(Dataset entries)
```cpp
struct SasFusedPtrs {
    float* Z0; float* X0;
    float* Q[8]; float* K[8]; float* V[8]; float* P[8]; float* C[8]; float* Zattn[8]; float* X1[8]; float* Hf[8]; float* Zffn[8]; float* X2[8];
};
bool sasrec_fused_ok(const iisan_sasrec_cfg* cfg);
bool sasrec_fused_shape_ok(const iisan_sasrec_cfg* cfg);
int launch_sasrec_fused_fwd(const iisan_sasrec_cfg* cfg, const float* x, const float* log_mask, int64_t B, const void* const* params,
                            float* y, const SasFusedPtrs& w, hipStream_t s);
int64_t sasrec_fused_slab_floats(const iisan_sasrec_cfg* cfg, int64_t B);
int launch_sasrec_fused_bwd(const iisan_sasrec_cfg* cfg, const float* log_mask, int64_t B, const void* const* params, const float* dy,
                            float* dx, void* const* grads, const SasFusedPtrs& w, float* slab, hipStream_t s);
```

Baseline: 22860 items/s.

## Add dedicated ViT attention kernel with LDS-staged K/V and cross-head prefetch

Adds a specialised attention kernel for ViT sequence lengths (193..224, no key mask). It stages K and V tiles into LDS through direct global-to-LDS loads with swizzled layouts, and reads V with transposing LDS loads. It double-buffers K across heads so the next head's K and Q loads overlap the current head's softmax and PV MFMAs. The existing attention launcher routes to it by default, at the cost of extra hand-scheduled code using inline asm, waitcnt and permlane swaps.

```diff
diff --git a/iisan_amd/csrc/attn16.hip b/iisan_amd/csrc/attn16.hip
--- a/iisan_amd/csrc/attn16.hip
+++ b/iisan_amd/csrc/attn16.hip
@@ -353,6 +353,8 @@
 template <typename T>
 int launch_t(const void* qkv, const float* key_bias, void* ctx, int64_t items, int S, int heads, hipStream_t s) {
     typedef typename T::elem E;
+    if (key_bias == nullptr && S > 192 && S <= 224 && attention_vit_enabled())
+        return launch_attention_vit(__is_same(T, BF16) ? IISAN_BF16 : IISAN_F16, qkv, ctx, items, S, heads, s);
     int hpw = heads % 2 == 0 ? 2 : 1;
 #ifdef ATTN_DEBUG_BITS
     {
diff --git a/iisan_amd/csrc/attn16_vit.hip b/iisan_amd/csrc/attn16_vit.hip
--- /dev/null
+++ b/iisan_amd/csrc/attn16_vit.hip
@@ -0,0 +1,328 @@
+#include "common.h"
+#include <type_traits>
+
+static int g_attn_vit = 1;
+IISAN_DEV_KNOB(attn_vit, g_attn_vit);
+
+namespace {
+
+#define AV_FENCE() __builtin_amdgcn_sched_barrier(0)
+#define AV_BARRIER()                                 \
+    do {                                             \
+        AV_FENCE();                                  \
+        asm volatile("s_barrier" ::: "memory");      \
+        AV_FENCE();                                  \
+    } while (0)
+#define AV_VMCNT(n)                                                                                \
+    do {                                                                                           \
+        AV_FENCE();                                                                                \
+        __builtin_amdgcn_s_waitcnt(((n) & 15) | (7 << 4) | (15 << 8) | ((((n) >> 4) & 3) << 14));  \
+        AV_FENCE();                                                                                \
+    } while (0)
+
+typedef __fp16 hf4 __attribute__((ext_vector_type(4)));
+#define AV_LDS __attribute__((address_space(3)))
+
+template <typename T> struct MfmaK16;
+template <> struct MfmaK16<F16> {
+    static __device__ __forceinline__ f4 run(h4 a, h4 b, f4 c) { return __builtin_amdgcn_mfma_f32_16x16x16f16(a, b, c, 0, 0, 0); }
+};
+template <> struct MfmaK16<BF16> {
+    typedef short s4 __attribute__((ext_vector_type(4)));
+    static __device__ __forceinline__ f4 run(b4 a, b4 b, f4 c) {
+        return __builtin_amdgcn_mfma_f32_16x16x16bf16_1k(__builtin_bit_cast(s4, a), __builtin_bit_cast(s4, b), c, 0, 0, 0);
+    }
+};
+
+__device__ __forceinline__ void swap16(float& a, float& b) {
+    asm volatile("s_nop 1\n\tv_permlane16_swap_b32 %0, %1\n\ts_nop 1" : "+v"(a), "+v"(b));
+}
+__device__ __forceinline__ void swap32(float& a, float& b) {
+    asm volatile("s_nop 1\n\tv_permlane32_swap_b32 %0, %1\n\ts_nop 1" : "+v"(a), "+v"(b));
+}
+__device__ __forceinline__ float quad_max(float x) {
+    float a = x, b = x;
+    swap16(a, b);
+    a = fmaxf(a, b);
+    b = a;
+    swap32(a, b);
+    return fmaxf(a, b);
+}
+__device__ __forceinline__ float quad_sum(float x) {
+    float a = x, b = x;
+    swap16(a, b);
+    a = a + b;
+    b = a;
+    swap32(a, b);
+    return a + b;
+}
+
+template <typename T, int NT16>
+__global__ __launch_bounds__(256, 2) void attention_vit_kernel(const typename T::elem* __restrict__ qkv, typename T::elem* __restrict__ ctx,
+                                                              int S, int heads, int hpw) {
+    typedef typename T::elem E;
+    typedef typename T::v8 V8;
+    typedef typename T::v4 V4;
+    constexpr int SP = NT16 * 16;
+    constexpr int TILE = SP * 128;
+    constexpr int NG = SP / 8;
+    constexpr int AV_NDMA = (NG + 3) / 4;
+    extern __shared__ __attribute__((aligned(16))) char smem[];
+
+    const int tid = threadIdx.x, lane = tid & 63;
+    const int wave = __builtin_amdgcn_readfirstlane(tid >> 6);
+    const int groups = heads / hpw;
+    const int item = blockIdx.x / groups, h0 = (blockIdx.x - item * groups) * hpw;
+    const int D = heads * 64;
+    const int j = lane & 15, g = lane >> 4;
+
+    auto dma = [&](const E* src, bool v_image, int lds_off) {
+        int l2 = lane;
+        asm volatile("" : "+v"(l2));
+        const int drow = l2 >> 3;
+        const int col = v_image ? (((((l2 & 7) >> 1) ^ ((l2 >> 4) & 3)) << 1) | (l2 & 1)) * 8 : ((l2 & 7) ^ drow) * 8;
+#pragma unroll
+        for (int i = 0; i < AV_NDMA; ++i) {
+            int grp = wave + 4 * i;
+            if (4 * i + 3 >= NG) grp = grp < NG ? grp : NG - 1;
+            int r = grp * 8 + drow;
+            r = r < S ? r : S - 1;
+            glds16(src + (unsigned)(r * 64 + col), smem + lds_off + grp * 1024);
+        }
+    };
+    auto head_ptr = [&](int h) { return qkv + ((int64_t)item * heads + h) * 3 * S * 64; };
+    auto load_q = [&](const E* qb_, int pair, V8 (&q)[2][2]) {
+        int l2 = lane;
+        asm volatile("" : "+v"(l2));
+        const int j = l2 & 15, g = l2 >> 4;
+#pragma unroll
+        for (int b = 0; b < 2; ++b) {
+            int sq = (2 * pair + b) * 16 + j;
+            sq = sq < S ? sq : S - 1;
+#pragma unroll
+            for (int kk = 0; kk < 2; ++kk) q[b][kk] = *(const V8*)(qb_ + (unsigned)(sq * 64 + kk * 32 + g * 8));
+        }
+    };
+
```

==

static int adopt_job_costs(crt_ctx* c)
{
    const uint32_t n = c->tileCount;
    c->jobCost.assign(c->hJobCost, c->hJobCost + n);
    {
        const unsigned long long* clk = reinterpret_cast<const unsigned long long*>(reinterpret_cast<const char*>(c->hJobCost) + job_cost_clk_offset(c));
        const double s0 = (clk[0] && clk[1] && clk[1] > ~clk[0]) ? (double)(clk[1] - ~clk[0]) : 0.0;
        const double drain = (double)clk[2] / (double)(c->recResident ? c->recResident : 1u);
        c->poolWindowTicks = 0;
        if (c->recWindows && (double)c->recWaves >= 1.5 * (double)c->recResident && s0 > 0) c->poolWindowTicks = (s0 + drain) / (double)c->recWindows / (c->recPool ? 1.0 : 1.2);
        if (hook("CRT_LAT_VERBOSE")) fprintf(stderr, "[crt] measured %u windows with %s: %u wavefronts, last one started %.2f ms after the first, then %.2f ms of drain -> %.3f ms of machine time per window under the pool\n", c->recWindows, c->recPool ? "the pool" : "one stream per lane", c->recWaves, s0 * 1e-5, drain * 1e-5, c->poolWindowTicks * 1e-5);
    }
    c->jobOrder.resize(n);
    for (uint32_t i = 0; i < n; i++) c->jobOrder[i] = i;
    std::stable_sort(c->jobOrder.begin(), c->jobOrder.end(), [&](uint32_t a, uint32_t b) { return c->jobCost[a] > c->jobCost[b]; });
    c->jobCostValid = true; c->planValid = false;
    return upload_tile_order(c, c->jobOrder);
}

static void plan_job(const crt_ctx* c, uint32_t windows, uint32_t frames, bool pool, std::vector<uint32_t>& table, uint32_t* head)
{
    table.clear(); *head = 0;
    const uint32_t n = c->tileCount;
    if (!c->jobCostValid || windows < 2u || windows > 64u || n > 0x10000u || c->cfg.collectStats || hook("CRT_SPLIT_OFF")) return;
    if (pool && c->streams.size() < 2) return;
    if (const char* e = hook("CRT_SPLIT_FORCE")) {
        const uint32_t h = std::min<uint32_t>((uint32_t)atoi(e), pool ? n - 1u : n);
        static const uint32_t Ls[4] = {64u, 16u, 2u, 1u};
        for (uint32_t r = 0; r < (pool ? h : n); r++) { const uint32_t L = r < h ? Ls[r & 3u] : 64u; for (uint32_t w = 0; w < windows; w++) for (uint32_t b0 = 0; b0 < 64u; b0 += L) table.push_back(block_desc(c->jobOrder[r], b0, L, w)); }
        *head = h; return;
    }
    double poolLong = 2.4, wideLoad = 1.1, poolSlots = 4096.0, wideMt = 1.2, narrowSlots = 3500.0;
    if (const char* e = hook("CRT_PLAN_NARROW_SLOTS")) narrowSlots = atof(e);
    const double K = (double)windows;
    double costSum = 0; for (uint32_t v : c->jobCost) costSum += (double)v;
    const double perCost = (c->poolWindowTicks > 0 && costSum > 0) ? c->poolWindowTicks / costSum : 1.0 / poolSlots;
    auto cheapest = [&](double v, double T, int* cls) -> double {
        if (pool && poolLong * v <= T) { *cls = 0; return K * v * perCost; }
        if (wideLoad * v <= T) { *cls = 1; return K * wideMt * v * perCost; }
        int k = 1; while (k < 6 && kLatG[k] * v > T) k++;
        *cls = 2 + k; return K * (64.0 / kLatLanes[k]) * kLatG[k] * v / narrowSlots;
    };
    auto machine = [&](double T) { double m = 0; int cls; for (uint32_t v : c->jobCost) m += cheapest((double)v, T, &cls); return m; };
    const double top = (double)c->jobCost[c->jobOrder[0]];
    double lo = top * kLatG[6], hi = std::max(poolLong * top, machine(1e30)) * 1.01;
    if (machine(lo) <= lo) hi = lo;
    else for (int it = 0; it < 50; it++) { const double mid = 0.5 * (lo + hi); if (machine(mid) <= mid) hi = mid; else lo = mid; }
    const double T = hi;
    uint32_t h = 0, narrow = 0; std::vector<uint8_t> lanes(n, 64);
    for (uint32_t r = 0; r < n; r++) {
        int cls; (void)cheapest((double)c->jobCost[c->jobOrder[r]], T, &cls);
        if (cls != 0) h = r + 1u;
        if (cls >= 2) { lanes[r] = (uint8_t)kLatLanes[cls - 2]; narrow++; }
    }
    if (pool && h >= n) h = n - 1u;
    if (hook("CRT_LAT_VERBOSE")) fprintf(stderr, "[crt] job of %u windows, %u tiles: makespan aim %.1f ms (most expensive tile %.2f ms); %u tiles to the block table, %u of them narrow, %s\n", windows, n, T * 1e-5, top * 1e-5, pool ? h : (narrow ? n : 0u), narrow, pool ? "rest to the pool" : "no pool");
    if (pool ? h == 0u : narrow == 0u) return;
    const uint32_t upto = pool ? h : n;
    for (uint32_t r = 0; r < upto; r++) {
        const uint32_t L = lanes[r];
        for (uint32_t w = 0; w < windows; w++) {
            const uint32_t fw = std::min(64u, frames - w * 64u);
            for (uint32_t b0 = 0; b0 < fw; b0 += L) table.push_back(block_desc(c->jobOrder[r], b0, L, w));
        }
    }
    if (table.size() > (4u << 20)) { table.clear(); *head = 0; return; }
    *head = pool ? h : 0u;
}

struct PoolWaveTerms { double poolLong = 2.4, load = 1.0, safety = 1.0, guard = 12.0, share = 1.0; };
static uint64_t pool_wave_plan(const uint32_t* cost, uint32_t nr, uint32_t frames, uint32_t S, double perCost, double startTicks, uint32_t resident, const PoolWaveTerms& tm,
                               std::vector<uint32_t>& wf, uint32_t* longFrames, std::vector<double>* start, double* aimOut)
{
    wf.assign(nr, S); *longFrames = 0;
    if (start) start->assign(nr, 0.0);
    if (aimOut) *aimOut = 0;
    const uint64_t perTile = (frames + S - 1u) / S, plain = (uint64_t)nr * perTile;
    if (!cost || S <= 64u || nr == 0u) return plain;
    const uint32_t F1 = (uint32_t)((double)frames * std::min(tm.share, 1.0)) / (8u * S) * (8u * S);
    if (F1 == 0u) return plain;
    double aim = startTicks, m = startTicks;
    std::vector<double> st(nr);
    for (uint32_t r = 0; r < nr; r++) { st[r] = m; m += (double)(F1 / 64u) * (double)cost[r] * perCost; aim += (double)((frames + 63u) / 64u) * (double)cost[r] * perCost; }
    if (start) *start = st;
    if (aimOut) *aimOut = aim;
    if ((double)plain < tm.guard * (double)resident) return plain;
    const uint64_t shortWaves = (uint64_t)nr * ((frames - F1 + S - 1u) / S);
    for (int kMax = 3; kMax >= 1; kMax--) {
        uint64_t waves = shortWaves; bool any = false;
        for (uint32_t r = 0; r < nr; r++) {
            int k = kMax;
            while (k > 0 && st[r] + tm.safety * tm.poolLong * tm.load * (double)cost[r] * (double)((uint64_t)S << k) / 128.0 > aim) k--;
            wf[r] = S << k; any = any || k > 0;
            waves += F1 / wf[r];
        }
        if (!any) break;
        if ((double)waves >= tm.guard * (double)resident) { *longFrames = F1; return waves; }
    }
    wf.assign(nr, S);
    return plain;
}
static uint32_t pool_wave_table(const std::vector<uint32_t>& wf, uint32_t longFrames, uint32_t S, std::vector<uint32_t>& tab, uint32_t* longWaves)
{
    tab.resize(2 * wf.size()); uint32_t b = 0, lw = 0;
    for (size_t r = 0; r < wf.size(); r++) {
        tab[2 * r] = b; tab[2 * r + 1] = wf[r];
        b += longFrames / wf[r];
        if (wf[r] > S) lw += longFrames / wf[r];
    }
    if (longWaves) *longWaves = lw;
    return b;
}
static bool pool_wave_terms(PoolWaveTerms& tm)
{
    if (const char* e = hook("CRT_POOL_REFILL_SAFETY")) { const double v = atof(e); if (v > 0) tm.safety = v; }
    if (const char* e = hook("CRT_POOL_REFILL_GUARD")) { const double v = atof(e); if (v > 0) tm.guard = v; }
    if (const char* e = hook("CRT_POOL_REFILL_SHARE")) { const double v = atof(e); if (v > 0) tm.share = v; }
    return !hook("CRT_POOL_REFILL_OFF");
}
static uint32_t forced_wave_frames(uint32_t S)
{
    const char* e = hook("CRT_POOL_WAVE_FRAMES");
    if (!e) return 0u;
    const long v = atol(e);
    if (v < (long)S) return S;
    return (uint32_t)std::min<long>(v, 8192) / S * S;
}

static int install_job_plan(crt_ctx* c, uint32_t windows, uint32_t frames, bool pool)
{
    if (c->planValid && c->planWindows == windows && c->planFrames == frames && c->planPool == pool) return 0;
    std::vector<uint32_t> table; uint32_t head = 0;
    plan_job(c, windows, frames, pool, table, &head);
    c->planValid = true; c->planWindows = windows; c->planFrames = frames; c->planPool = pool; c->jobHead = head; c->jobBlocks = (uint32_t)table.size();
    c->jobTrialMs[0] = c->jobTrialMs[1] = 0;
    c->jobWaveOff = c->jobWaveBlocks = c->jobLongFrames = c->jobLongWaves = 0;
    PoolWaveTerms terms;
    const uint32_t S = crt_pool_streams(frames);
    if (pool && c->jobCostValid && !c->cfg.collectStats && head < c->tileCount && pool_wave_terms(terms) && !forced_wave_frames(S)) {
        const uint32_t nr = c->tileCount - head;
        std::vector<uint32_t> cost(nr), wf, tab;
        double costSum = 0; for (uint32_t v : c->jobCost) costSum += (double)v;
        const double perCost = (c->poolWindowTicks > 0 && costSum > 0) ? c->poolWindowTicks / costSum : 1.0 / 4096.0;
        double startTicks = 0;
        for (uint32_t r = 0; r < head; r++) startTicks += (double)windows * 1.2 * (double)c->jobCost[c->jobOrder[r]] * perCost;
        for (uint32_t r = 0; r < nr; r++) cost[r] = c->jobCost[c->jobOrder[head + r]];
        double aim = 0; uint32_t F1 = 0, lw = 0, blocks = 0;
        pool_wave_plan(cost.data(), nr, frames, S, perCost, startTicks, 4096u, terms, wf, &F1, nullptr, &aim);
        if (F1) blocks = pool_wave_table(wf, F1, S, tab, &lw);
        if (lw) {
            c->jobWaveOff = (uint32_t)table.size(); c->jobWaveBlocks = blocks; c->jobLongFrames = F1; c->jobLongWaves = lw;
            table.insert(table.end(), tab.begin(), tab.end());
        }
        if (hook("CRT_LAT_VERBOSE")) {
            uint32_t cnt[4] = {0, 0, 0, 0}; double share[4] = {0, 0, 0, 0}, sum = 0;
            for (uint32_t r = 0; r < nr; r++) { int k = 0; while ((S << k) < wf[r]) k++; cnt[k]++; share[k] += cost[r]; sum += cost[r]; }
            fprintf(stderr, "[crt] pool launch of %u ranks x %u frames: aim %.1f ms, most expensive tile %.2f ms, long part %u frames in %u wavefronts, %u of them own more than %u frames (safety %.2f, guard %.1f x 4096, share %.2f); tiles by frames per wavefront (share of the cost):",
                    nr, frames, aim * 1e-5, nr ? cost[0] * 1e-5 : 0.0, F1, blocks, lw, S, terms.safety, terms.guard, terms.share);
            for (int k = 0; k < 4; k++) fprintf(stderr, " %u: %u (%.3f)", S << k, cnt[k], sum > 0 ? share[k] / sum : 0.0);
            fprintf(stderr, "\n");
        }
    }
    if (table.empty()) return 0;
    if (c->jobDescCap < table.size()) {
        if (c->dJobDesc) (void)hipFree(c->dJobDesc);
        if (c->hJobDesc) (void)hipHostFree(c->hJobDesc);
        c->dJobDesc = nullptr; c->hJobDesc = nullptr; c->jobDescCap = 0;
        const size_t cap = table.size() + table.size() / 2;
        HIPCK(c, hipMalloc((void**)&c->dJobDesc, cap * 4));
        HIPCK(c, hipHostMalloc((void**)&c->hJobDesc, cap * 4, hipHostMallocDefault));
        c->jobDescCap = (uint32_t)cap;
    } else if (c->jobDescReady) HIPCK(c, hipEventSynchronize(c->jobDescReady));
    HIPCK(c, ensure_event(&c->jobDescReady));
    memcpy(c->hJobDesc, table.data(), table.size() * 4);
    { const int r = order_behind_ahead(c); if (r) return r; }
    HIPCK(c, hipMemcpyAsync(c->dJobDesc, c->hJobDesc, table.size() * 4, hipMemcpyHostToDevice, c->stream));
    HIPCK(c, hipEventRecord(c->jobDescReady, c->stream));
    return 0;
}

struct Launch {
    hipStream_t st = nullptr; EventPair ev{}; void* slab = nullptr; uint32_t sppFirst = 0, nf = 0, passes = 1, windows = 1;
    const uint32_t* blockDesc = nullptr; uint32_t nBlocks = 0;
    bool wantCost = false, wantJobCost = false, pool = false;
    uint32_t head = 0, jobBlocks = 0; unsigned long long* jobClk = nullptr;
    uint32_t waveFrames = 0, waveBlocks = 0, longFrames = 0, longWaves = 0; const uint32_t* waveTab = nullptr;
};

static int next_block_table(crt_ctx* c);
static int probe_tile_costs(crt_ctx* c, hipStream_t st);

Instructions for the task:
If a line in the entries includes the word "aimOut", copy that line out.

Result:
                               std::vector<uint32_t>& wf, uint32_t* longFrames, std::vector<double>* start, double* aimOut)
    if (aimOut) *aimOut = 0;
    if (aimOut) *aimOut = aim;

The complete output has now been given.